Oristar has not yet answered this question:

Quote:
if the American Revolution of the 1770s "caused" the decline of church attendance in Britain in the 20th and 21st centuries, how to explain the intervening massive peak in religiosity during the Victorian era and later?




Of course I will answer.
But first we hope you to rewrite your sentence "It is nevertheless true, if that is what you mean" so that we can grasp it without any possible misunderstanding.




0 Replies
 
dawn2815
 
  2  
Reply Sun 4 Dec, 2016 12:35 pm
@oristarA,
"My dear Joe, I hope you are quite well. I hope I shall soon be able to teach you Joe, and then we shall be so glad and when I am apprenticed to you Joe, what larks and believe me. In affection, Pip"

This is my attempt at deciphering this message. I'm not entirely sure of it, but I sure do hope it would at least make some sense of itself. And yes, I'm aware of my very late reply. Hope you still do find this piece of information interesting. XD
oristarA
 
  1  
Reply Tue 6 Dec, 2016 07:17 am
@dawn2815,

Roger that.

Great expectations never die, don't they? Wink

Does "what larks" mean "what lucks"?
0 Replies
 
contrex
 
  2  
Reply Tue 6 Dec, 2016 07:36 am
A 'lark' is a game or other pleasant activity or experience; 'what larks' was a set phrase in 19th & early 20th century British English. "What larks [I/we will have]!" means "what fun or pleasure [I/we will have]!". Example: what larks we will have with our new puppy. (Note 'what' here is an exclamation not a question.)

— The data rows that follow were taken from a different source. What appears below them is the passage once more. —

// ... 765 lines not shown
    int cin = w.ch[0];
    const bool ms = mrf_streams_for(h, B, T) && !h->prof && v.Pax[0][1] != nullptr;
    if (ms && !h->mrf_stream[0]) {
        for (int c = 0; c < 2; ++c) HIPCHK(h, hipStreamCreateWithFlags(&h->mrf_stream[c], hipStreamNonBlocking));
        for (int c = 0; c < 4; ++c) HIPCHK(h, hipEventCreateWithFlags(&h->mrf_ev[c], hipEventDisableTiming));
    }
    if (ms) HIPCHK(h, hipStreamSynchronize(h->stream));
    hipStream_t s0 = h->stream;
    struct StreamGuard {
        ev_handle* h; hipStream_t s; bool bal; bool ms; bool done;
        ~StreamGuard() {
            h->stream = s; h->sk_balance = bal;
            if (ms && !done) { for (int c = 0; c < 2; ++c) if (h->mrf_stream[c]) (void)hipStreamSynchronize(h->mrf_stream[c]); }
        }
    } guard{h, s0, h->sk_balance, ms, false};
    if (ms) h->sk_balance = false;
    const int nl = w.nl;
    for (int i = 0; i < nl; ++i) {
        const int l = i + 1, C = w.ch[l], s = w.ups[i].Cout / C;
        const float next_slope = (l == nl) ? 0.01f : 0.1f;
        {
            Epi e;
            with_slots(e, xin, nullptr, v.U[l], s);
            if (launch_conv(h, w.ups[i], xin, cin, v.U[l], s * C, v.g[l - 1], e)) return 1;
            wrote(v.U[l], false);
        }
        if (ms) {
            HIPCHK(h, hipEventRecord(h->mrf_ev[3], s0));
            for (int c = 0; c < 2; ++c) HIPCHK(h, hipStreamWaitEvent(h->mrf_stream[c], h->mrf_ev[3], 0));
        }
        for (int j = 0; j < 3; ++j) {
            const float* x = v.U[l];
            const bool own = ms && j > 0;
            h->stream = own ? h->mrf_stream[j - 1] : s0;
            float* pp[2] = {own ? v.Pax[j - 1][l] : v.Pa[l], own ? v.Pbx[j - 1][l] : v.Pb[l]};
            float* t1 = own ? v.T1x[j - 1][l] : v.T1[l];
            if (w.rb == 2) {
                const int b = i * 3 + j;
                auto join = [&](Epi& e) {
                    e.accum = (j > 0);
                    if (j == 2) { e.div3 = 1; e.act2_lrelu = 1; e.act2_slope = next_slope; }
                };
                if (rb2_ok(h, w.c1[b], C)) {
                    if (ms && j > 0) HIPCHK(h, hipStreamWaitEvent(h->stream, h->mrf_ev[j - 1], 0));
                    Epi e; join(e);
                    float* y = v.XS[l];
// ... 31 lines not shown
                e2.accum = (j > 0);
                if (j == 2) { e2.div3 = 1; e2.act2_lrelu = 1; e2.act2_slope = next_slope; }
                if (l < nl) with_slots(e2, x, nullptr, y, 1);
                if (launch_chain(h, w.c1[i * 3 + j], w.c2[i * 3 + j], x, y, C, v.g[l], e2)) return 1;
                wrote(y, e2.accum != 0);
                if (ms) HIPCHK(h, hipEventRecord(h->mrf_ev[j], h->stream));
                continue;
            }
            for (int mm = 0; mm < 3; ++mm) {
                if (ms && mm == 2 && j > 0) HIPCHK(h, hipStreamWaitEvent(h->stream, h->mrf_ev[j - 1], 0));
                Epi e2; e2.R = x; e2.ldr = C;
                float* y = pp[mm & 1];
                if (mm == 2) {
                    y = v.XS[l];
                    e2.accum = (j > 0);
                    if (j == 2) { e2.div3 = 1; e2.act2_lrelu = 1; e2.act2_slope = next_slope; }
                }
                if (h->fuse_pairs && (C == 32 || C == 64 || (C == 128 && w.c1[i * 3 + j][mm].ntaps <= 3))) {
                    if (mm == 2 && l < nl) with_slots(e2, x, nullptr, y, 1);
                    if (launch_pair(h, w.c1[i * 3 + j][mm], w.c2[i * 3 + j][mm], x, y, C, v.g[l], e2)) return 1;
                    wrote(y, e2.accum != 0);
                } else {
                    Epi e1; e1.pro_slope = 0.1f; e1.act = ACT_LRELU; e1.act_slope = 0.1f;
                    with_slots(e1, x, nullptr, t1, 1);
                    if (launch_conv(h, w.c1[i * 3 + j][mm], x, C, t1, C, v.g[l], e1)) return 1;
                    wrote(t1, false);
                    with_slots(e2, t1, x, y, 1);
                    if (launch_conv(h, w.c2[i * 3 + j][mm], t1, C, y, C, v.g[l], e2)) return 1;
                    wrote(y, e2.accum != 0);
                }
                if (ms && mm == 2) HIPCHK(h, hipEventRecord(h->mrf_ev[j], h->stream));
                x = y;
            }
        }
        h->stream = s0;
        if (ms) HIPCHK(h, hipStreamWaitEvent(s0, h->mrf_ev[2], 0));
        xin = v.XS[l];
        cin = C;
    }
    {
        const Geom& g4 = v.g[nl];
        const int Cl = w.ch[nl];
        if ((Cl == 32 || Cl == 16 || Cl == 8) && w.post_k == 7 && w.post_w && g4.P >= 3) {
            const int tiles = (g4.T + 255) / 256;
            const dim3 grid((unsigned)(B * tiles));
            if (Cl == 32) hipLaunchKernelGGL((conv_post_kernel<32, 7>), grid, dim3(256), 0, h->stream, (const float*)v.XS[nl], (const float*)w.post_w, w.post_b, d_wav, g4.T, g4.S, g4.P);
// ... 49 lines not shown
                            a.n, a.ms, a.fl / (a.ms * 1e9));
                fclose(f);
            }
        }
    }
    if (conv_ms) *conv_ms = ms;
    if (conv_flops) *conv_flops = h->prof_flops;
    if (conv_launches) *conv_launches = h->prof_launches;
    if (reset) { h->ev_used = 0; h->prof_flops = 0; h->prof_launches = 0; h->prof_recs.clear(); }
    return 0;
}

A lark can mean "Something done for fun, especially something mischievous or daring; an amusing adventure or escapade."





0 Replies
 
contrex
 
  1  
Reply Tue 6 Dec, 2016 07:53 am
I note that the phrase 'what larks' has so far fallen into disuse that the vast majority of Google hits when searching for that phrase are questions from students asking about Pip's letter to Joe.
0 Replies
 
contrex
 
  1  
Reply Tue 6 Dec, 2016 08:00 am
What a lark when the fox got in Grandma's hen house.
contrex
 
  1  
Reply Tue 6 Dec, 2016 03:07 pm
@contrex,
contrex wrote:
What a lark when the fox got in Grandma's hen house.

Or, of course, what larks when the fox got in Grandma's hen house.